Occasionally however,we get an extended freeze that lasts more than just a few hours. We are facing one of those events over the next two nights, so I ned to do something. Unfortunately my RV is located out at my ranch about 50 miles west of Austin. When I let this past weekend, I just unhooked the water hose to the city water supply inlet and that was that. Now I'll have to go out there after work tonight and do a little bit more.
The question is of course, just how much more. Temps may fall into the single digits. I expect we will get above freezing at some point during the intervening daytime, but I don't know if it will get warm enough to thaw any water that may have frozen during the first night.
My plan is to drain the low point drains, dump the holding tanks, and blow out the water lines with compressed air. I will bypass the HW heater and drain it as well.
I could leave the heater on low setting, but would rather not because I won't be going back out until Sunday. I have electricity so I could put an electric heater inside, but I'm leary of leaving an electrical appliance on while I'm not there.
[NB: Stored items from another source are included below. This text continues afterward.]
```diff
-            asm volatile("s_waitcnt vmcnt(0)" ::: "memory");
-        }
-        parse(t, img0 + (j % DEPTH) * IMG_DW);
-        t += step;
-        if (t >= tend) break;
-    }
+            emit(t, dst, r);
+            t += step;
+            if (t >= tend) break;
+            src += dsrc;
+            dst += dout;
+        }
+    };
+    if constexpr (NCH == 4) {
+        if (a.stride == 64u) {
+            run(std::true_type{});
+            return;
+        }
+    }
+    run(std::false_type{});
 }
 
 __device__ __forceinline__ uint32_t load_system_u32(const uint32_t* p) {
```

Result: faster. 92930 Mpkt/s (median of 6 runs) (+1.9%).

Since I use it most weekends, I really don't want to go to the trouble of adding antifreeze.

So what are your thoughts?

Regards, Glenn


----------



## tdvffjohn (Mar 10, 2005)

So after all the crowing about the warm weather, Now you want help?









What you are planning should do well. I would also blow out all water and drain low points. Do not forget to blow out the traps. I would use a small heater inside and just leave it set as low as necesary. The only place blowing out all the water and worrying about any left is the toilet. The heater inside would eliminate that worry.
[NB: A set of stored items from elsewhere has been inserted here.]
constexpr int kPE = 96;
__global__ void __launch_bounds__(kRowThreads, 3)
patch_embed_kernel(const float* __restrict__ adj, const float* __restrict__ sc_adj, const float* __restrict__ in_scale,
                   const uint8_t* __restrict__ flags, const float* __restrict__ rc, const float* __restrict__ w_adj,
                   const float* __restrict__ bias, const float* __restrict__ gamma, const float* __restrict__ beta,
                   const float* __restrict__ film, int film_ld, int cond_uniform, float* __restrict__ x0,
                   long long pixels, int n, int c_e, int self_cond, const int* __restrict__ perm, int side) {
  constexpr int E = kPE, NT = E / 8;
  __shared__ uint4 sBf[NT][32];
  __shared__ __align__(16) float sBias[E], sGam[E], sBet[E];
  const int planes = self_cond ? 2 * c_e : c_e;
  const int lane = threadIdx.x & 31, g = lane >> 2, t = lane & 3;
  auto split2 = [](float a, float b, uint32_t& hi, uint32_t& lo) {
    const __nv_bfloat16 ah = __float2bfloat16_rn(a), bh = __float2bfloat16_rn(b);
    hi = pack_bf16x2(__bfloat162float(ah), __bfloat162float(bh));
    lo = pack_bf16x2(a - __bfloat162float(ah), b - __bfloat162float(bh));
  };
  for (int idx = threadIdx.x; idx < NT * 32; idx += kRowThreads) {
    const int nt = idx >> 5, l = idx & 31, ch = nt * 8 + (l >> 2), k0 = 2 * (l & 3);
    auto w = [&](int k) { return k < planes ? w_adj[k * E + ch] : 0.f; };
    uint4 f;
    split2(w(k0), w(k0 + 1), f.x, f.z);
    split2(w(k0 + 8), w(k0 + 9), f.y, f.w);
    sBf[nt][l] = f;
  }
  for (int i = threadIdx.x; i < E; i += kRowThreads) { sBias[i] = bias[i]; sGam[i] = gamma[i]; sBet[i] = beta[i]; }
  __syncthreads();
  const int nn = n * n;
  const long long groups = (pixels + 15) / 16;
  const long long warps_total = static_cast<long long>(gridDim.x) * (kRowThreads / 32);
  auto load_planes = [&](long long grp, float (&pv)[8], float (&scl)[2]) {
#pragma unroll
    for (int r = 0; r < 2; ++r) {
      const long long px = grp * 16 + g + 8 * r;
      const long long pc = px < pixels ? px : pixels - 1;
      int b_ = static_cast<int>(pc / nn);
      int ij_ = static_cast<int>(pc - static_cast<long long>(b_) * nn);
      if (perm != nullptr) {
        const int img = static_cast<int>(pc / (side * side));
        const int rem = static_cast<int>(pc - static_cast<long long>(img) * side * side);
        const int i_ = rem / side;
        b_ = perm[img];
        ij_ = i_ * n + (rem - i_ * side);
      }
      scl[r] = (in_scale && b_ >= 0) ? in_scale[b_] : 1.f;
      if (b_ < 0) {
#pragma unroll
        for (int h = 0; h < 4; ++h) pv[r * 4 + h] = 0.f;
        continue;
      }
#pragma unroll
      for (int h = 0; h < 4; ++h) {
        const int k = 2 * t + (h & 1) + 8 * (h >> 1);
        float a = 0.f;
        if (k < planes) {
          if (self_cond && k < c_e) {
            if (sc_adj) a = sc_adj[(static_cast<size_t>(b_) * c_e + k) * nn + ij_];
          } else {
            a = adj[(static_cast<size_t>(b_) * c_e + (self_cond ? k - c_e : k)) * nn + ij_];
          }
        }
        pv[r * 4 + h] = a;
      }
    }
  };
  const long long grp0 = static_cast<long long>(blockIdx.x) * (kRowThreads / 32) + (threadIdx.x >> 5);
  float pv_next[8], sc_next[2];
  if (grp0 < groups) load_planes(grp0, pv_next, sc_next);
  for (long long grp = grp0; grp < groups; grp += warps_total) {
    float pv[8];
#pragma unroll
    for (int k = 0; k < 8; ++k) {
      const int kk = 2 * t + (k & 1) + 8 * ((k >> 1) & 1);
      pv[k] = (self_cond && kk < c_e) ? pv_next[k] : __fmul_rn(sc_next[k >> 2], pv_next[k]);
    }
    if (grp + warps_total < groups) load_planes(grp + warps_total, pv_next, sc_next);
    long long pix[2];
    int bb[2], ij[2];
    bool valid[2], pair_ok[2];
    const float *rrow[2], *rcol[2], *fs[2];
#pragma unroll
    for (int r = 0; r < 2; ++r) {
      pix[r] = grp * 16 + g + 8 * r;
      valid[r] = pix[r] < pixels;
      const long long pc = valid[r] ? pix[r] : pixels - 1;
      bb[r] = static_cast<int>(pc / nn);
      ij[r] = static_cast<int>(pc - static_cast<long long>(bb[r]) * nn);
      if (perm != nullptr) {
        const int img = static_cast<int>(pc / (side * side));
        const int rem = static_cast<int>(pc - static_cast<long long>(img) * side * side);
        const int ii = rem / side;
        bb[r] = perm[img];
        ij[r] = ii * n + (rem - ii * side);
      }
      const int i_ = ij[r] / n, j_ = ij[r] - i_ * n;
      const int bs = bb[r] < 0 ? 0 : bb[r];
      pair_ok[r] = bb[r] >= 0 && flags[bs * n + i_] != 0 && flags[bs * n + j_] != 0;
      rrow[r] = rc + (static_cast<size_t>(bs) * n + i_) * 2 * E;
      rcol[r] = rc + (static_cast<size_t>(bs) * n + j_) * 2 * E + E;
      fs[r] = film + static_cast<size_t>(cond_uniform ? 0 : bs) * film_ld;
    }
    uint32_t a_hi[4], a_lo[4];
    split2(pv[0], pv[1], a_hi[0], a_lo[0]);
    split2(pv[4], pv[5], a_hi[1], a_lo[1]);
    split2(pv[2], pv[3], a_hi[2], a_lo[2]);
    split2(pv[6], pv[7], a_hi[3], a_lo[3]);
    float acc[NT][4];
#pragma unroll
    for (int nt = 0; nt < NT; ++nt) {
      const float2 bv = *reinterpret_cast<const float2*>(&sBias[nt * 8 + 2 * t]);
      acc[nt][0] = bv.x; acc[nt][1] = bv.y; acc[nt][2] = bv.x; acc[nt][3] = bv.y;
      const uint4 f = sBf[nt][lane];
      const uint32_t b_hi[2] = {f.x, f.y}, b_lo[2] = {f.z, f.w};
      mma_m16n8k16_bf16(acc[nt], a_lo, b_hi);
      mma_m16n8k16_bf16(acc[nt], a_hi, b_lo);
      mma_m16n8k16_bf16(acc[nt], a_hi, b_hi);
    }
    f32x2 pr[NT][2];
#pragma unroll
    for (int nt = 0; nt < NT; ++nt) {
      pr[nt][0] = f2_pack(acc[nt][0], acc[nt][1]);
      pr[nt][1] = f2_pack(acc[nt][2], acc[nt][3]);
    }
    float mean[2], rstd[2];
#pragma unroll
    for (int r = 0; r < 2; ++r) {
      if (pair_ok[r]) {
        const float2* p1 = reinterpret_cast<const float2*>(rrow[r] + 2 * t);
        const float2* p2 = reinterpret_cast<const float2*>(rcol[r] + 2 * t);
#pragma unroll
        for (int nt = 0; nt < NT; ++nt) {
          const float2 r1 = __ldg(p1 + 4 * nt), r2 = __ldg(p2 + 4 * nt);
          pr[nt][r] = f2_add(pr[nt][r], f2_add(f2_pack(r1.x, r1.y), f2_pack(r2.x, r2.y)));
        }
      }
      f32x2 s2 = pr[0][r];
#pragma unroll
      for (int nt = 1; nt < NT; ++nt) s2 = f2_add(s2, pr[nt][r]);
      float sa, sb;
      f2_unpack(s2, sa, sb);
      float sm = sa + sb;
      sm += __shfl_xor_sync(0xffffffffu, sm, 1);
      sm += __shfl_xor_sync(0xffffffffu, sm, 2);
      mean[r] = sm * (1.0f / E);
      const f32x2 nm = f2_splat(-mean[r]);
      f32x2 q2 = f2_splat(0.f);
#pragma unroll
      for (int nt = 0; nt < NT; ++nt) {
        pr[nt][r] = f2_add(pr[nt][r], nm);
        q2 = f2_fma(pr[nt][r], pr[nt][r], q2);
      }
      f2_unpack(q2, sa, sb);
      float qq = sa + sb;
      qq += __shfl_xor_sync(0xffffffffu, qq, 1);
      qq += __shfl_xor_sync(0xffffffffu, qq, 2);
      rstd[r] = rsqrtf(qq * (1.0f / E) + kLnEps);
    }
#pragma unroll
    for (int r = 0; r < 2; ++r) {
      const f32x2 rs = f2_splat(rstd[r]);
      const float2* psc = reinterpret_cast<const float2*>(fs[r] + 2 * t);
      const float2* psh = reinterpret_cast<const float2*>(fs[r] + E + 2 * t);
      float2* orow = reinterpret_cast<float2*>(x0 + pix[r] * E + 2 * t);
      if (valid[r]) {
#pragma unroll
        for (int nt = 0; nt < NT; ++nt) {
          const float2 gg = *reinterpret_cast<const float2*>(&sGam[nt * 8 + 2 * t]);
          const float2 be = *reinterpret_cast<const float2*>(&sBet[nt * 8 + 2 * t]);
          const float2 fsc = __ldg(psc + 4 * nt), fsh = __ldg(psh + 4 * nt);
          const f32x2 y = f2_fma(f2_mul(pr[nt][r], rs), f2_pack(gg.x, gg.y), f2_pack(be.x, be.y));
          const f32x2 z = f2_fma(y, f2_add(f2_pack(fsc.x, fsc.y), f2_splat(1.f)), f2_pack(fsh.x, fsh.y));
          float z0, z1, u0, u1;
          f2_unpack(z, z0, z1);
          f2_unpack(f2_mul(z, f2_splat(-1.4426950408889634f)), u0, u1);
          const f32x2 den = f2_add(f2_pack(ex2_approx(u0), ex2_approx(u1)), f2_splat(1.f));
          float d0, d1;
          f2_unpack(den, d0, d1);
          orow[4 * nt] = make_float2(z0 * rcp_approx(d0), z1 * rcp_approx(d1));
        }
      }
    }
  }
}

I never used antifreeze in my first TT. I always just used air and did it thouroghly. I never had a problem but I knew of people who did not get all the water from the toilet and had leaks in the spring.

Watch how much pressure you use obviously. Repetative blasts is the key.

Dust off your jacket and stay warm









John


----------



## PDX_Doug (Nov 16, 2004)

Glenn,

I think you will be fine with what you are planning. From what you have said, I wouldn't bother with the heater. Itwouldn't hurt, but may not do much either.

If you have a Quickie-Flush, dont forget to blow that out also!









Happy Trails,
Doug

P.S.: When you say 'Ranch' in Texas, that means at least 10,000 acres, right?


----------



## Katrina (Dec 16, 2004)

Blow everything out just like you said, don't forget the outside shower.
Spend a few bucks on some RV antifreeze and pour it into the traps and you'll be set.


----------



## Markh1 (Sep 11, 2005)

I have my "new" used 2003 26RS out at the deer lease outside of Del Rio. Like you, I never anticipated that we would have a hard enough freeze to justify all of the winterizing our Yankee bretheren seem to always be worrying about.

I have been shutting off the water supply, draining the lines, then opening up the low point drains and trying to get as much water out of the system as possible.

Like you, I use the trailer just about every weekend this time of year, so I really don't want to be putting any foriegn substances in the water lines. I'm hoping that it won't freeze hard or long enough to do any real damage.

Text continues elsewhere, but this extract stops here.